Imho "making progress" is not the task of any court. Their job is to apply the
laws to cases; want to make progress towards some goal? Change the laws,
change the constitution.

> Which then forces you to have to face the discussion regarding what it
> entails and limit it's uses.

Which, of course, isn't happening. We have accepted (as if anybody ever asked
us) that it's required to govern a "modern society", and now we have the
police tapping whatever info source they can get away with. The courts will,
in some cases at least, rule that they may not (but we don't have "fruit of
the poisonous tree", so if they illegally search your house, they may still
use whatever they find against you), but they're normalizing the overreach.

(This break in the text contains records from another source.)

@@ -99,16 +104,16 @@
     else if (idx == nch && jel > 0) { elim = true; j = jel; p = j - 1; }
     else return;
     const size_t chn = (size_t)blockIdx.y * N * CBB;
-    double *D = Dall + chn, *E = Eall + chn, *G = Gall + chn;
-    double *D0 = D + (size_t)p * CBB, *D1 = D0 + CBB, *E0 = E + (size_t)p * CBB;
+    double *D = Dall + (size_t)blockIdx.y * N * CWD, *E = Eall + chn, *G = Gall + chn, *U0 = Uall + (size_t)blockIdx.y * CWU;
+    double *D0 = D + (size_t)p * CWD, *D1 = D0 + CWD, *E0 = E + (size_t)p * CBB;
 
     double w[4], sd[2];
 #pragma unroll
     for (int r = 0; r < 2; ++r) {
         const int R = 4 * r + g;
         const int hi = R > c8 ? R : c8, lo = R > c8 ? c8 : R;
-        w[r] = *(left ? D0 + hi * CB + lo : E0 + c8 * CB + R);
-        w[r + 2] = *(left ? E0 + R * CB + c8 : D1 + hi * CB + lo);
+        w[r] = *(left ? D0 + cw_pk(hi, lo) : E0 + c8 * CB + R);
+        w[r + 2] = *(left ? E0 + R * CB + c8 : D1 + cw_pk(hi, lo));
     }
     const bool side = p >= 1;
     {
@@ -159,12 +164,17 @@
     if (left) {
 #pragma unroll
         for (int r = 0; r < 2; ++r) {
-            D0[(4 * r + g) * CB + c8] = Wn[r];
-            E0[(4 * r + g) * CB + c8] = Wn[r + 2];
+            const int R = 4 * r + g;
+            if (R >= c8) D0[cw_pk(R, c8)] = Wn[r];
+            else if (p == 0) U0[cw_up(R, c8)] = Wn[r];
+            E0[R * CB + c8] = Wn[r + 2];
         }
     } else {
 #pragma unroll
-        for (int r = 0; r < 2; ++r) D1[(4 * r + g) * CB + c8] = Wn[r + 2];
+        for (int r = 0; r < 2; ++r) {
+            const int R = 4 * r + g;
+            if (R >= c8) D1[cw_pk(R, c8)] = Wn[r + 2];
+        }
     }
     if (side && left) {
         double *Em = E + (size_t)(p - 1) * CBB, *Gm = G + (size_t)(p - 1) * CBB;
@@ -366,7 +376,7 @@
 __device__ __forceinline__ void cw_quad(const int N, const int t, const int jlo, int nch, int jel, const int ipw, const int nlh,
                                         const int qstride, const int nlead, const int chan, const int idx0, const int lane,
                                         double *Qsw, double *Bcw, double *Wsw, const double *__restrict__ Qel, double *Dall, double *Eall,
-                                        double *Gall, unsigned long long *diag)
+                                        double *Gall, double *Uall, unsigned long long *diag)
 {
     unsigned long long ts0 = 0, tsa = 0, tsb = 0, tsc = 0, tsd = 0, tse = 0;
     if (diag) ts0 = __builtin_amdgcn_s_memtime();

And it's not a political-side-thing either. The conservatives want to use it
to fight islamic terrorists and the last three remaining communist
revolutionaries, the progressives want to use it to fight racism, sexism and
conservatives. Our main stream media (which is _much_ more bundled up than in
the US or UK) will generally urge for respecting privacy, but will also
generally falter in any crisis and get in line. There are very few private
NGOs that are holding the state's feet to the fire.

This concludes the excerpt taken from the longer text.